What is needed: A single stretch of the material below is to be transcribed exactly, starting at the line with "case 0: return dma_x3_ko_t<N, 0>(p, s);" and ending after the line with "case 16: return dma_x3_ko_t<N, 16>(p, s);".

Data for review:
#ifdef CLASFV_KNOCKOUTS
template <int NT, int KO>
hipError_t dma_ko_t(const ConvParams& p, hipStream_t s) {
  constexpr int BM = 128, BN = 16 * NT;
  const int mt = (p.M + BM - 1) / BM, nt = (p.Cout + BN - 1) / BN;
  const DmaDivs dv{fast_div(p.Wo), fast_div(p.Ho), fast_div(p.To), fast_div(nt)};
  CLASFV_LAUNCH((conv_dma<__bf16, 2, NT, 3, (KO & 1) == 0, KO & ~1>), dim3(mt * nt), dim3(256), 0, s, p, nt, dv);
  return hipGetLastError();
}
template <int NT>
hipError_t dma_ko_n(const ConvParams& p, int ko, hipStream_t s) {
  switch (ko) {
    case 0: return dma_ko_t<NT, 0>(p, s);
    case 1: return dma_ko_t<NT, 1>(p, s);
    case 4: return dma_ko_t<NT, 4>(p, s);
    case 8: return dma_ko_t<NT, 8>(p, s);
    case 16: return dma_ko_t<NT, 16>(p, s);
    case 12: return dma_ko_t<NT, 12>(p, s);
    case 28: return dma_ko_t<NT, 28>(p, s);
  }
  return hipErrorInvalidValue;
}
hipError_t dma_bf16_ko(const ConvParams& p, int bn, int ko, hipStream_t s) {
  if (ko == 100 || ko == 101) {
    if (!dma_w_ok_(p)) return hipErrorInvalidValue;
    switch (bn) {
      case 64: return ko == 100 ? launch_dma_w<2, 4, 2>(p, s) : launch_dma_w<2, 4, 3>(p, s);
      case 96: return ko == 100 ? launch_dma_w<2, 6, 2>(p, s) : launch_dma_w<2, 6, 3>(p, s);
      case 128: return ko == 100 ? launch_dma_w<2, 8, 2>(p, s) : launch_dma_w<2, 8, 3>(p, s);
    }
    return hipErrorInvalidValue;
  }
  if (!p.in_bf16 || p.n_split > 1) return hipErrorInvalidValue;
  switch (bn) {
    case 64: return dma_ko_n<4>(p, ko, s);
    case 96: return dma_ko_n<6>(p, ko, s);
    case 128: return dma_ko_n<8>(p, ko, s);
  }
  return hipErrorInvalidValue;
}
#endif

template <typename T>
hipError_t launch_typed(const ConvParams& p, int bn, hipStream_t s) {
  switch (bn) {
    case 48: return launch_dma<T, 2, 3, 3>(p, s);
    case 64: return launch_dma<T, 2, 4, 3>(p, s);
    case 80: return launch_dma<T, 2, 5, 3>(p, s);
    case 96: return launch_dma<T, 2, 6, 3>(p, s);
    case 128: return launch_dma<T, 2, 8, 3>(p, s);
    case 144: return launch_dma<T, 2, 9, 3>(p, s);
  }
  return hipErrorInvalidValue;
}

#ifdef CLASFV_KNOCKOUTS
hipError_t launch_bf16_m4(const ConvParams& p, int bn, hipStream_t s) {
  switch (bn) {
    case 48: return launch_dma<__bf16, 4, 3, 3>(p, s);
    case 64: return launch_dma<__bf16, 4, 4, 3>(p, s);
    case 80: return launch_dma<__bf16, 4, 5, 3>(p, s);
    case 96: return launch_dma<__bf16, 4, 6, 3>(p, s);
    case 128: return launch_dma<__bf16, 4, 8, 3>(p, s);
    case 144: return launch_dma<__bf16, 4, 9, 3>(p, s);
  }
  return hipErrorInvalidValue;
}
#endif

__global__ __launch_bounds__(256) __attribute__((amdgpu_waves_per_eu(2))) void conv_stem_x3(ConvParams p, int n_items) {
  constexpr int MT = 4, NT = 3, CO = 16 * NT, ROW = 7 * 64, IMG = CO * ROW;
  __shared__ __align__(16) char ws[3 * IMG];
  const float* x = reinterpret_cast<const float*>(p.x);
  const char* w16 = reinterpret_cast<const char*>(p.w);
  const int tid = threadIdx.x, lane = tid & 63, wid = tid >> 6;
  const int q = lane >> 4, l16 = lane & 15;
  const int q8 = n_items >> 3, r8 = n_items & 7, x8 = blockIdx.x & 7;
  const int i_start = x8 < r8 ? x8 * (q8 + 1) : r8 * (q8 + 1) + (x8 - r8) * q8;
  const int i_end = i_start + q8 + (x8 < r8 ? 1 : 0);
  const int i_step = gridDim.x >> 3;
  if (i_start + (int)(blockIdx.x >> 3) >= i_end) return;
  for (int e = tid; e < 3 * CO * 28; e += 256) {
    const int im = e / (CO * 28), r0 = e - im * (CO * 28);
    const int co = r0 / 28, r = r0 - co * 28, kh = r >> 2, sl = r & 3;
    *reinterpret_cast<uint4*>(ws + im * IMG + co * ROW + kh * 64 + ((sl ^ (co & 3)) << 4)) =
        *reinterpret_cast<const uint4*>(w16 + (size_t)im * CO * 448 + (size_t)co * 448 + kh * 64 + sl * 16);
  }
  __syncthreads();
  const int b_rd = l16 * ROW + ((q ^ (l16 & 3)) << 4);
#pragma unroll 1
  for (int item = i_start + (int)(blockIdx.x >> 3); item < i_end; item += i_step) {
  const int m0 = item * 256 + wid * 64;
  const float* rowp[MT];
  int hi0[MT], wi0[MT];
  bool live[MT];
#pragma unroll
  for (int i = 0; i < MT; ++i) {
    int m = m0 + 16 * i + l16;
    live[i] = m < p.M;
    if (!live[i]) m = 0;
    const int wo = m % p.Wo;
    m /= p.Wo;
    const int ho = m % p.Ho;
    const int nt = m / p.Ho;
    hi0[i] = 2 * ho - 3;
    wi0[i] = 2 * wo - 3 + 2 * q;
    rowp[i] = x + ((size_t)nt * p.Hi * p.Wi) * 4;
  }
  f32x4 acc[MT][NT];
#pragma unroll
  for (int i = 0; i < MT; ++i)
#pragma unroll
    for (int j = 0; j < NT; ++j) acc[i][j] = f32x4{0.f, 0.f, 0.f, 0.f};
#pragma unroll 1
  for (int kh = 0; kh < 7; ++kh) {
    bf16x8 ah[MT], am[MT], al[MT];
#pragma unroll
    for (int i = 0; i < MT; ++i) {
      const int hi = hi0[i] + kh;
      const bool rok = live[i] && (unsigned)hi < (unsigned)p.Hi;
      const float* px = rowp[i] + ((size_t)hi * p.Wi + wi0[i]) * 4;
      f32x4 v0 = {0.f, 0.f, 0.f, 0.f}, v1 = {0.f, 0.f, 0.f, 0.f};
      if (rok && (unsigned)wi0[i] < (unsigned)p.Wi) v0 = *reinterpret_cast<const f32x4*>(px);
      if (rok && (unsigned)(wi0[i] + 1) < (unsigned)p.Wi) v1 = *reinterpret_cast<const f32x4*>(px + 4);
      split3_bf16x8(v0, v1, ah[i], am[i], al[i]);
    }
#pragma unroll
    for (int j = 0; j < NT; ++j) {
      const bf16x8 bh = *reinterpret_cast<const bf16x8*>(ws + j * 16 * ROW + kh * 64 + b_rd);
      const bf16x8 bm = *reinterpret_cast<const bf16x8*>(ws + IMG + j * 16 * ROW + kh * 64 + b_rd);
      const bf16x8 bl = *reinterpret_cast<const bf16x8*>(ws + 2 * IMG + j * 16 * ROW + kh * 64 + b_rd);
#pragma unroll
      for (int i = 0; i < MT; ++i) {
        f32x4 c = acc[i][j];
        c = __builtin_amdgcn_mfma_f32_16x16x32_bf16(bl, ah[i], c, 0, 0, 0);
        c = __builtin_amdgcn_mfma_f32_16x16x32_bf16(bh, al[i], c, 0, 0, 0);
        c = __builtin_amdgcn_mfma_f32_16x16x32_bf16(bm, am[i], c, 0, 0, 0);
        c = __builtin_amdgcn_mfma_f32_16x16x32_bf16(bm, ah[i], c, 0, 0, 0);
        c = __builtin_amdgcn_mfma_f32_16x16x32_bf16(bh, am[i], c, 0, 0, 0);
        acc[i][j] = __builtin_amdgcn_mfma_f32_16x16x32_bf16(bh, ah[i], c, 0, 0, 0);
      }
    }
  }
  epilogue<MT, NT>(p, acc, m0, 0, q, l16);
  }
}

}

bool dma_w_ok(const ConvParams& p) { return dma_w_ok_(p); }

#ifdef CLASFV_KNOCKOUTS
hipError_t launch_dma_bf16_ko(const ConvParams& p, int bn, int ko, hipStream_t s) { return dma_bf16_ko(p, bn, ko, s); }
#endif

bool proj_x3_supported(const ConvParams& p) {
  if (p.vflags & CLASFV_VARIANT_NO_DMA_X3) return false;
  if (p.in_bf16 || p.out_bf16 || p.stem || p.x_c8 || p.y_c8 || p.n_split > 1) return false;
  if (p.KT != 1 || p.KH != 1 || p.KW != 1 || p.st != 1 || p.sh != 1 || p.sw != 1) return false;
  if (p.Cout != 64 || p.Cin % 32 || (p.x2 && p.Cin2 % 32)) return false;
  const int k = p.Cin + (p.x2 ? p.Cin2 : 0);
  if (p.Kp != k || k != 128) return false;
  return (size_t)p.M * (p.Cin > 64 ? p.Cin : 64) < ((size_t)1 << 31);
}

hipError_t launch_proj_x3(const ConvParams& p, hipStream_t s) {
  if (!proj_x3_supported(p)) return hipErrorInvalidValue;
  const int n_items = (p.M + 31) / 32;
  const int kb = p.Kp / 32;
  int blocks = 256;
  if (blocks * 4 > n_items) blocks = (n_items + 3) / 4;
  (void)kb;
  const int passes = (n_items + 4 * blocks - 1) / (4 * blocks);
  CLASFV_LAUNCH_P(passes, (conv_proj_x3<4, 3>), dim3(blocks), dim3(256), 0, s, p, n_items);
  return hipGetLastError();
}

bool dma_x3_supported(const ConvParams& p) {
  return !(p.vflags & CLASFV_VARIANT_NO_DMA_X3) && !p.in_bf16 && !p.out_bf16 && !p.stem && !p.x_c8 && !p.y_c8 &&
         p.Kp % 16 == 0 && p.Cin % 16 == 0 && (!p.x2 || p.Cin2 % 16 == 0) && p.Cout % 16 == 0;
}

int dma_x3_bn(int cout_p) {
  const int n16 = cout_p / 16;
  for (int c : {8, 6, 5, 4, 3})
    if (n16 % c == 0) return 16 * c;
  return 16 * (n16 % 2 == 0 ? 2 : 1);
}

hipError_t launch_dma_x3(const ConvParams& p, int bn, hipStream_t s) {
  if (!dma_x3_supported(p)) return hipErrorInvalidValue;
  switch (bn) {
    case 16: return launch_dma_x3_t<2, 1, 2>(p, s);
    case 32: return launch_dma_x3_t<2, 2, 2>(p, s);
    case 48: return launch_dma_x3_t<2, 3, 2>(p, s);
    case 64: return launch_dma_x3_t<2, 4, 2>(p, s);
    case 80: return launch_dma_x3_t<2, 5, 2>(p, s);
    case 96: return launch_dma_x3_t<2, 6, 2>(p, s);
    case 128: return launch_dma_x3_t<2, 8, 2>(p, s);
  }
  return hipErrorInvalidValue;
}

#ifdef CLASFV_KNOCKOUTS
hipError_t launch_dma_x3_cfg(const ConvParams& p, int mt, int nt, int S, hipStream_t s) {
  const int wn = getenv("CB_X3WN") ? atoi(getenv("CB_X3WN")) : 1;
  const int key = (wn == 2 ? 1000 : 0) + mt * 100 + nt * 10 + S;
  switch (key) {
    case 1242: return launch_dma_x3_t<2, 4, 2, 2>(p, s);
    case 1262: return launch_dma_x3_t<2, 6, 2, 2>(p, s);
    case 1282: return launch_dma_x3_t<2, 8, 2, 2>(p, s);
    case 1162: return launch_dma_x3_t<1, 6, 2, 2>(p, s);
    case 132: return launch_dma_x3_t<1, 3, 2>(p, s);
    case 133: return launch_dma_x3_t<1, 3, 3>(p, s);
    case 162: return launch_dma_x3_t<1, 6, 2>(p, s);
    case 163: return launch_dma_x3_t<1, 6, 3>(p, s);
    case 233: return launch_dma_x3_t<2, 3, 3>(p, s);
    case 243: return launch_dma_x3_t<2, 4, 3>(p, s);
    case 263: return launch_dma_x3_t<2, 6, 3>(p, s);
    case 432: return launch_dma_x3_t<4, 3, 2>(p, s);
    case 462: return launch_dma_x3_t<4, 6, 2>(p, s);
    case 152: return launch_dma_x3_t<1, 5, 2>(p, s);
    case 452: return launch_dma_x3_t<4, 5, 2>(p, s);
    case 253: return launch_dma_x3_t<2, 5, 3>(p, s);
    case 442: return launch_dma_x3_t<4, 4, 2>(p, s);
    case 482: return launch_dma_x3_t<4, 8, 2>(p, s);
    case 182: return launch_dma_x3_t<1, 8, 2>(p, s);
  }
  return launch_dma_x3(p, 16 * nt, s);
}

template <int NT, int KO>
static hipError_t dma_x3_ko_t(const ConvParams& p, hipStream_t s) {
  const int mt = (p.M + 127) / 128, nt = (p.Cout + 16 * NT - 1) / (16 * NT);
  const DmaDivs dv{fast_div(p.Wo), fast_div(p.Ho), fast_div(p.To), fast_div(nt)};
  CLASFV_LAUNCH((conv_dma_x3<2, NT, 2, 1, 2, (KO & 31), (KO & 32) != 0>), dim3(mt * nt), dim3(256), 0, s, p, nt, dv);
  return hipGetLastError();
}
hipError_t launch_dma_x3_ko(const ConvParams& p, int nt, int ko, hipStream_t s) {
  if (!dma_x3_supported(p) || p.res || !p.relu || p.y_c8 || p.n_split > 1) return hipErrorInvalidValue;
#define DX3KO(N)                                       \
  switch (ko) {                                        \
    case 0: return dma_x3_ko_t<N, 0>(p, s);             \
    case 1: return dma_x3_ko_t<N, 1>(p, s);             \
    case 2: return dma_x3_ko_t<N, 2>(p, s);             \
    case 4: return dma_x3_ko_t<N, 4>(p, s);             \
    case 8: return dma_x3_ko_t<N, 8>(p, s);             \
    case 16: return dma_x3_ko_t<N, 16>(p, s);           \
    case 31: return dma_x3_ko_t<N, 31>(p, s);           \
    case 32: return dma_x3_ko_t<N, 32>(p, s);           \
    case 33: return dma_x3_ko_t<N, 33>(p, s);           \
    case 34: return dma_x3_ko_t<N, 34>(p, s);           \
    case 36: return dma_x3_ko_t<N, 36>(p, s);           \
    case 40: return dma_x3_ko_t<N, 40>(p, s);           \
    case 48: return dma_x3_ko_t<N, 48>(p, s);           \
  }
  if (nt == 5) DX3KO(5)
  if (nt == 8) DX3KO(8)
#undef DX3KO
  return hipErrorInvalidValue;
}
#endif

Reply:
    case 0: return dma_x3_ko_t<N, 0>(p, s);             \
    case 1: return dma_x3_ko_t<N, 1>(p, s);             \
    case 2: return dma_x3_ko_t<N, 2>(p, s);             \
    case 4: return dma_x3_ko_t<N, 4>(p, s);             \
    case 8: return dma_x3_ko_t<N, 8>(p, s);             \
    case 16: return dma_x3_ko_t<N, 16>(p, s);           \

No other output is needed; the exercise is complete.